**Given data**
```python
class DecLayer(C.Structure):
    _fields_ = [(n, vp) for n in ("ln1_g", "ln1_b", "wqkv", "bqkv", "wo", "bo",
                                  "ln2_g", "ln2_b", "wq", "bq", "wo2", "bo2",
# ... 258 lines not shown
                                  C.c_int, vp, vp, vp, vp]),
    "sc_rowtile_proj_h": (C.c_int, [vp, C.c_int, C.c_int, C.c_int, vp, vp, C.c_float, vp, vp, C.c_int, vp, vp,
                                    C.c_int, vp, vp, vp, vp]),
    "sc_rowtile_proj_s": (C.c_int, [vp, C.c_int, C.c_int, C.c_int, vp, vp, C.c_float, vp, vp, C.c_int, vp, vp,
                                    C.c_int, vp, vp, vp, vp]),
    "sc_rowtile_proj_supported": (C.c_int, [C.c_int, C.c_int]),
    "sc_workspace_bytes": (C.c_size_t, [vp]),
    "sc_ffn_ln_proj": (C.c_int, [vp, vp, C.c_int, C.c_int, C.c_int, vp, vp, vp, vp, vp, vp, vp, vp, C.c_float, vp,
                                 vp, vp, vp, C.c_int, vp]),
    "sc_graph_capture_begin": (C.c_int, [vp]),
    "sc_graph_capture_end": (C.c_int, [vp, C.POINTER(vp)]),
    "sc_graph_launch": (C.c_int, [vp, vp]),
    "sc_graph_destroy": (C.c_int, [vp]),
    "sc_set_workspace": (C.c_int, [vp, C.c_size_t]),
    "sc_set_stream_workspace": (C.c_int, [vp, vp, C.c_size_t]),
    "sc_prof_collect_kinds": (C.c_int, [C.POINTER(C.c_double), C.POINTER(C.c_double), C.POINTER(C.c_double),
                                        C.POINTER(C.c_longlong), C.c_int]),
    "sc_prof_enable": (C.c_int, [C.c_int]),
    "sc_prof_collect": (C.c_int, [c_double_p, c_double_p, C.POINTER(C.c_longlong)]),
    "sc_prof_collect2": (C.c_int, [c_double_p, c_double_p, c_double_p, C.POINTER(C.c_longlong)]),
    "sc_prof_event_overhead_ms": (C.c_double, [vp]),
    "sc_layernorm": (C.c_int, [vp, vp, C.c_int, vp, vp, C.c_int, C.c_int, C.c_int, vp, vp, C.c_float, vp]),
    "sc_copy_rows": (C.c_int, [vp, vp, vp, vp, C.c_int, C.c_int, vp]),
    "sc_log_softmax_rows": (C.c_int, [vp, vp, C.c_int, C.c_int, vp]),
    "sc_logmel": (C.c_int, [vp, C.c_int, vp, C.c_int, C.c_int, vp, vp, vp, vp, vp, C.c_int, C.c_int,
                            C.c_int, C.c_int, C.c_int, vp, vp]),
    "sc_conv1": (C.c_int, [vp, C.c_int, vp, C.c_int, C.c_int, vp, vp, C.c_int, vp, vp]),
    "sc_block_pack": (C.c_int, [vp, vp, C.c_int, C.c_int, vp, C.c_int, vp, vp]),
    "sc_ctx_handoff": (C.c_int, [vp, C.c_int, vp, C.c_int, vp, C.c_int, C.c_int, vp]),
    "sc_enc_attention": (C.c_int, [vp, vp, C.c_int, C.c_int, C.c_int, C.c_int, C.c_int, vp]),
    "sc_encoder_layers": (C.c_int, [vp, C.c_int, vp, C.c_int, C.c_int, C.c_int, vp, C.c_int, vp, vp,
                                    vp, vp, vp, C.c_int, C.c_int, C.c_int, C.c_float, vp]),
    "sc_glu_dwconv_bn_swish": (C.c_int, [vp, C.c_int, C.c_int, C.c_int, C.c_int, vp, vp, vp, vp, vp, vp,
                                         C.c_float, vp, vp]),
    "sc_relpos_attention": (C.c_int, [vp, vp, vp, vp, vp, C.c_int, C.c_int, C.c_int, C.c_int, vp]),
    "sc_relpos_attention_masked": (C.c_int, [vp, vp, vp, vp, vp, C.c_int, C.c_int, C.c_int, C.c_int, vp, C.c_int, vp]),
    "sc_ctc_extend_state": (C.c_int, [vp, vp]),
    "sc_dec_embed": (C.c_int, [vp, vp]),
    "sc_kv_rows_to_half": (C.c_int, [vp, vp, C.c_int, C.c_int, C.c_int, C.c_int, vp, vp]),
    "sc_dec_self_attn": (C.c_int, [vp, C.c_int, vp]),
    "sc_dec_cross_attn": (C.c_int, [vp, C.c_int, vp]),
    "sc_decoder_layers": (C.c_int, [vp, vp]),
    "sc_logsoftmax_topk": (C.c_int, [vp, vp]),
    "sc_ctc_prefix_scan": (C.c_int, [vp, vp]),
    "sc_fuse_topw": (C.c_int, [vp, vp]),
    "sc_beam_prune": (C.c_int, [vp, vp]),
    "sc_ctc_gather_state": (C.c_int, [vp, vp]),
    "sc_ctc_gather_state_split": (C.c_int, [vp, C.c_int, vp]),
    "sc_decode_step": (C.c_int, [vp, vp]),
    "sc_decode_step_ex": (C.c_int, [vp, C.c_int, vp]),
    "sc_ctc_prefix_scan_split": (C.c_int, [vp, C.c_int, vp]),
    "sc_dec_layer_fused_supported": (C.c_int, [C.c_int, C.c_int, C.c_int, C.c_int]),
    "sc_dec_layer_self": (C.c_int, [vp, C.c_int, vp, vp, vp, C.c_int, vp]),
    "sc_dec_layer_cross": (C.c_int, [vp, C.c_int, vp, vp, vp]),
    "sc_dec_layer_ffn": (C.c_int, [vp, C.c_int, vp, vp, vp, C.c_int, C.POINTER(C.c_int), vp]),
    "sc_dec_output_logits": (C.c_int, [vp, vp, vp, vp, C.c_int, vp]),
    "sc_streams_kv_rows": (C.c_int, [vp]),
    "sc_dec_layer_stream_supported": (C.c_int, [C.c_int, C.c_int, C.c_int, C.c_int]),
    "sc_dec_layer_stream": (C.c_int, [vp, C.c_int, vp, vp, vp, vp, C.c_int, vp]),
    "sc_dec_layer_reduce_ln": (C.c_int, [vp, C.c_int, vp, vp, vp, vp]),
    "sc_dec_layer_ffn_xn": (C.c_int, [vp, C.c_int, vp, vp, C.c_int, C.POINTER(C.c_int), vp]),
    "sc_engine_create": (C.c_int, [C.POINTER(Config), C.POINTER(NamedTensor), C.c_int, C.c_int, C.POINTER(vp)]),
    "sc_engine_load": (C.c_int, [C.c_char_p, C.c_int, C.POINTER(vp)]),
    "sc_engine_config": (C.c_int, [vp, C.POINTER(Config)]),
    "sc_engine_destroy": (None, [vp]),
    "sc_streams_create": (C.c_int, [vp, C.POINTER(StreamOptions), C.POINTER(vp)]),
    "sc_streams_destroy": (None, [vp]),
    "sc_push": (C.c_int, [vp, c_int_p, C.POINTER(vp), c_int_p, C.POINTER(C.c_uint8), C.c_int, c_int_p]),
    "sc_push_features": (C.c_int, [vp, c_int_p, C.POINTER(vp), c_int_p, C.POINTER(C.c_uint8), C.c_int, c_int_p]),
    "sc_get_hyps": (C.c_int, [vp, C.c_int, C.c_int, C.c_int, c_int_p, c_int_p, c_int_p, c_double_p, c_double_p,
                              c_double_p]),
    "sc_get_hyps_batch": (C.c_int, [vp, c_int_p, C.c_int, C.c_int, C.c_int, c_int_p, c_int_p, c_int_p, c_int_p,
                                    c_double_p, c_double_p, c_double_p]),
    "sc_submit": (C.c_int, [vp, c_int_p, C.POINTER(vp), c_int_p, C.POINTER(C.c_uint8), C.c_int]),
    "sc_poll": (C.c_int, [vp, C.c_int, C.c_int, c_int_p, c_int_p]),
    "sc_streams_outstanding": (C.c_int, [vp]),
    "sc_streams_set_encoder_batch": (C.c_int, [vp, C.c_int]),
    "sc_streams_set_queue_depth": (C.c_int, [vp, C.c_int]),
    "sc_stream_last_error": (C.c_char_p, [vp, C.c_int]),
    "sc_reset": (C.c_int, [vp, C.c_int]),
    "sc_stream_info": (C.c_int, [vp, C.c_int, C.POINTER(StreamInfo)]),
    "sc_streams_stats": (C.c_int, [vp, C.POINTER(C.c_long), C.POINTER(C.c_long), C.POINTER(C.c_long)]),
    "sc_streams_capture_stats": (C.c_int, [vp, C.POINTER(C.c_long), c_double_p]),
    "sc_streams_set_graphs": (C.c_int, [vp, C.c_int]),
    "sc_marker": (C.c_int, [C.c_int, vp]),
    "sc_streams_host_times": (C.c_int, [vp, c_double_p, c_double_p]),
    "sc_streams_bucket_times": (C.c_int, [vp, c_double_p, C.POINTER(C.c_long)]),
    "sc_streams_take_xattn_rows": (C.c_long, [vp]),
    "sc_streams_take_xattn_rows_by_kernel": (C.c_int, [vp, vp]),
    "sc_streams_take_attn_counters": (C.c_int, [vp, vp]),
    "sc_streams_hip_stream": (vp, [vp]),
    "sc_streams_pcm": (vp, [vp, C.POINTER(C.c_long)]),
    "sc_streams_write_pcm": (C.c_int, [vp, C.c_int, C.c_long, vp, C.c_long]),
    "sc_streams_read_pcm_buffer": (C.c_long, [vp, C.c_int, vp, C.c_long]),
    "sc_streams_read_enc": (C.c_int, [vp, C.c_int, vp, C.c_int]),
    "sc_ctc_align_ws_bytes": (C.c_size_t, [C.c_int]),
    "sc_ctc_align": (C.c_int, [vp, C.c_int, C.c_int, C.c_int, vp]),
    "sc_align_hyps": (C.c_int, [vp, c_int_p, C.c_int, C.c_int, C.c_int, c_int_p, c_int_p, c_float_p, c_double_p,
                                c_int_p, c_int_p]),
    "sc_align_tokens": (C.c_int, [vp, C.c_int, c_int_p, C.c_int, c_int_p, c_int_p, c_float_p, c_double_p, c_int_p]),
    "sc_streams_read_ctc": (C.c_int, [vp, C.c_int, vp, C.c_int]),
    "sc_ctc_alternates": (C.c_int, [vp, C.c_int, C.c_int, C.c_int, vp]),
    "sc_alternates_hyps": (C.c_int, [vp, c_int_p, C.c_int, C.c_int, C.c_int, C.c_int, c_int_p, c_int_p, c_float_p,
                                     c_double_p, c_int_p, c_int_p, c_double_p, c_int_p, c_int_p, c_int_p]),
    "sc_hyp_commit": (C.c_int, [vp, C.c_int, vp]),
    "sc_get_hyps_delta": (C.c_int, [vp, c_int_p, C.c_int, c_int_p, c_int_p, C.c_int, c_int_p, c_int_p, c_int_p, c_int_p,
                                    c_int_p, c_double_p, c_double_p, c_int_p]),
    "sc_ctc_activity": (C.c_int, [vp, C.c_int, vp]),
    "sc_streams_set_activity": (C.c_int, [vp, C.c_int, C.c_double]),
    "sc_stream_activity": (C.c_int, [vp, C.c_int, C.POINTER(Activity)]),
    "sc_streams_read_activity": (C.c_int, [vp, C.c_int, vp, C.c_int]),
    "sc_ctc_spot": (C.c_int, [vp, C.c_int, vp]),
    "sc_streams_set_phrases": (C.c_int, [vp, vp, vp, vp, C.c_int]),
    "sc_stream_set_phrase_mask": (C.c_int, [vp, C.c_int, C.c_uint64]),
    "sc_stream_spot": (C.c_int, [vp, C.c_int, C.POINTER(Spot)]),
    "sc_streams_read_spot_events": (C.c_int, [vp, C.c_int, vp, C.c_int]),
    "sc_streams_read_spot_state": (C.c_int, [vp, C.c_int, vp, vp]),
    "sc_ctc_draft": (C.c_int, [vp, C.c_int, vp]),
    "sc_streams_set_draft": (C.c_int, [vp, C.c_int]),
    "sc_stream_draft": (C.c_int, [vp, C.c_int, C.POINTER(Draft)]),
    "sc_streams_read_draft": (C.c_int, [vp, C.c_int, vp, C.c_int]),
    "sc_ctc_beam": (C.c_int, [vp, C.c_int, vp]),
    "sc_ctc_beam_pack": (C.c_int, [vp, C.c_int, vp]),
    "sc_ctc_beam_lm": (C.c_int, [vp, C.c_int, vp]),
    "sc_lm_create": (C.c_int, [vp, C.c_size_t, C.POINTER(vp)]),
    "sc_lm_destroy": (None, [vp]),
    "sc_lm_device_view": (C.c_int, [vp, C.POINTER(vp), C.POINTER(LmView)]),
    "sc_streams_set_ctc_beam": (C.c_int, [vp, C.c_int, C.c_int]),
    "sc_stream_ctc_beam": (C.c_int, [vp, C.c_int, C.POINTER(Beam)]),
    "sc_ctc_beam_hyps": (C.c_int, [vp, c_int_p, C.c_int, C.c_int, C.c_int, vp, vp, vp, vp]),
    "sc_streams_set_ctc_beam_lm": (C.c_int, [vp, vp, C.c_double, C.c_double]),
    "sc_stream_ctc_beam_lm": (C.c_int, [vp, C.c_int, C.POINTER(BeamLm)]),
    "sc_ctc_beam_hyps_lm": (C.c_int, [vp, c_int_p, C.c_int, C.c_int, vp, vp]),
    "sc_ctc_beam_grammar": (C.c_int, [vp, C.c_int, vp]),
    "sc_grammar_create": (C.c_int, [vp, C.c_size_t, C.POINTER(vp)]),
    "sc_grammar_destroy": (C.c_int, [vp]),
    "sc_grammar_device_view": (C.c_int, [vp, C.POINTER(vp), C.POINTER(GrammarView)]),
    "sc_grammar_use": (C.c_int, [vp, C.c_int]),
    "sc_grammar_step": (C.c_int, [vp, C.c_int, C.c_int]),
    "sc_grammar_accepts": (C.c_int, [vp, C.c_int]),
    "sc_stream_set_grammar": (C.c_int, [vp, C.c_int, vp]),
    "sc_stream_ctc_beam_grammar": (C.c_int, [vp, C.c_int, C.POINTER(BeamGr)]),
    "sc_ctc_beam_hyps_grammar": (C.c_int, [vp, c_int_p, C.c_int, C.c_int, c_int_p, c_int_p]),
    "sc_lm_rescore": (C.c_int, [vp, C.c_int, vp]),
    "sc_rescore_hyps": (C.c_int, [vp, c_int_p, C.c_int, C.c_int, vp, C.c_double, C.c_double, C.c_int, c_int_p, vp, vp,
                                  vp, vp, vp, c_int_p]),
    "sc_lm_rescore_lists": (C.c_int, [vp, vp, vp, vp, vp, c_int_p, C.c_int, C.c_int, C.c_int, vp, C.c_double,
                                      C.c_double, C.c_int, vp, vp, vp, vp, vp, vp]),
    "sc_seq_attention": (C.c_int, [vp, C.c_int, C.c_int, C.c_int, C.c_int, C.c_int, vp]),
    "sc_dec_rescore_ws_bytes": (C.c_size_t, [vp, C.c_long, C.c_long, C.c_int, C.c_int]),
    "sc_dec_rescore": (C.c_int, [vp, C.c_int, vp, vp, C.c_size_t, vp]),
    "sc_attention_rescore_beam": (C.c_int, [vp, c_int_p, C.c_int, C.c_int, C.c_double, C.c_double, C.c_double, vp, vp, vp, vp,
                                            vp, c_int_p]),
    "sc_attention_rescore_lists": (C.c_int, [vp, c_int_p, C.c_int, vp, vp, vp, c_int_p, C.c_int, C.c_int, C.c_double,
                                             C.c_double, C.c_double, vp, vp, vp, vp]),
    "sc_streams_set_attention_rescore_ws": (C.c_int, [vp, C.c_size_t]),
    "sc_streams_attention_rescore_ws": (C.c_int, [vp, C.POINTER(C.c_size_t), C.POINTER(C.c_size_t)]),
    "sc_stream_set_decoder": (C.c_int, [vp, C.c_int, C.c_int]),
    "sc_stream_decoder": (C.c_int, [vp, C.c_int]),
    "sc_streams_read_ctc_projected": (C.c_int, [vp, C.c_int, vp, C.c_int]),
    "sc_pcm_decode": (C.c_int, [vp, C.c_int, vp]),
    "sc_pcm_bytes_per_frame": (C.c_int, [C.c_int, C.c_int]),
    "sc_stream_set_input_format": (C.c_int, [vp, C.c_int, C.c_int, C.c_int, C.c_int, C.c_int]),
    "sc_stream_input_format": (C.c_int, [vp, C.c_int, c_int_p, c_int_p, c_int_p, c_int_p]),
    "sc_push_raw": (C.c_int, [vp, c_int_p, C.POINTER(vp), c_int_p, C.POINTER(C.c_uint8), C.c_int, c_int_p]),
    "sc_submit_raw": (C.c_int, [vp, c_int_p, C.POINTER(vp), c_int_p, C.POINTER(C.c_uint8), C.c_int]),
# ... 65 lines not shown
```
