# RohanVKashyap/resolution-pde

Hardware: AMD Instinct MI355X
Metric: training samples/sec, FFNO2D NS 256^2 (higher is better)
Workload: dtype f32; 1 GPU; FFNO2D(1,1,width=64,n_layers=4,n_modes=20,factor=4,ff_weight_norm,n_ff_layers=3,layer_norm,dropout=0.1) train step on [B,1,256,256] Gaussian random fields (BASELINE configs[2]); batch_per_gpu=32, global_batch=32, optimizer=AdamW lr=1e-3 (rpde.optim.FlatAdamW: torch.optim.AdamW's rule, one kernel), parallelism=single, grad_bucket_bytes=6828576, target=input advanced by a fixed spectral filter (utils/synthetic.py:advance)

## Files before the change

### resolution-pde_amd/csrc/feedforward.hip

```cpp
#include "rpde_internal.h"
#include "pointwise.h"
#include "gemm_kernel.h"
#include "ff_fused.h"
#include "wgrad_h2.h"
#include "thin_linear.h"
#include "conv_small.h"

#include <vector>

namespace rpde {


static inline int ff_in(const rpde_ff_params* p, int l) { return l == 0 ? p->dim : p->dim * p->factor; }
static inline int ff_out(const rpde_ff_params* p, int l) { return l == p->n_layers - 1 ? p->dim : p->dim * p->factor; }

static inline int wgrad_split(long P, int out_f, int in_f) {
  const int tiles = ((out_f + 127) / 128) * ((in_f + 127) / 128);
  long s = 768 / tiles;
  const long cap = (P + 127) / 128;
  if (s > cap) s = cap;
  if (s < 1) s = 1;
  if (s > 1024) s = 1024;
  return (int)s;
}

static inline bool worth_presplit(long P, int n, int k) { return P >= 1024 && k % 32 == 0 && n > 32; }
static int linear_fwd_impl(const float* x, const float* w, const float* b, float* y, long P, int in_f, int out_f,
                           int act_out, float* dy, float drop_p, uint64_t drop_seed, hipStream_t st,
                           void* wimg = nullptr, const uint64_t* drop_epoch = nullptr, bool wimg_ready = false) {
  if (act_out == RPDE_ACT_IDENTITY && !dy && drop_p == 0.f) {
    if (in_f <= 4 && thin_linear_ok(in_f, out_f) && al16(y)) return thin_expand(x, w, in_f, 1, b, y, P, in_f, out_f, st);
    if (out_f <= 4 && thin_linear_ok(out_f, in_f) && al16(x)) return thin_contract(x, w, in_f, 1, b, y, P, out_f, in_f, st);
  }
  rpde_gemm_desc d = gemm_desc();
  d.A = x; d.a_kmajor = 1; d.lda = in_f;
  d.B = w; d.b_kmajor = 1; d.ldb = in_f;
  if (wimg && worth_presplit(P, out_f, in_f)) {
    if (!wimg_ready) RPDE_TRY(split_weights(w, 1, in_f, out_f, in_f, wimg, st));
    d.b_split = wimg;
  }
  d.C = y; d.ldc = out_f;
  d.M = (int)P; d.N = out_f; d.K = in_f;
  d.bias = b; d.bias_mode = b ? 1 : 0;
  d.write_act = act_out; d.aux_out = act_out ? dy : nullptr;
  if (act_out) { d.drop_p = drop_p; d.drop_seed = drop_seed; d.drop_ld = out_f; d.drop_where = 4; d.drop_epoch = drop_epoch; }
  return launch_gemm(d, st);
}
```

**What is required**
Look through the entries and copy every line in which the string "lines" appears.

**Completed exercise**
# ... 258 lines not shown
# ... 65 lines not shown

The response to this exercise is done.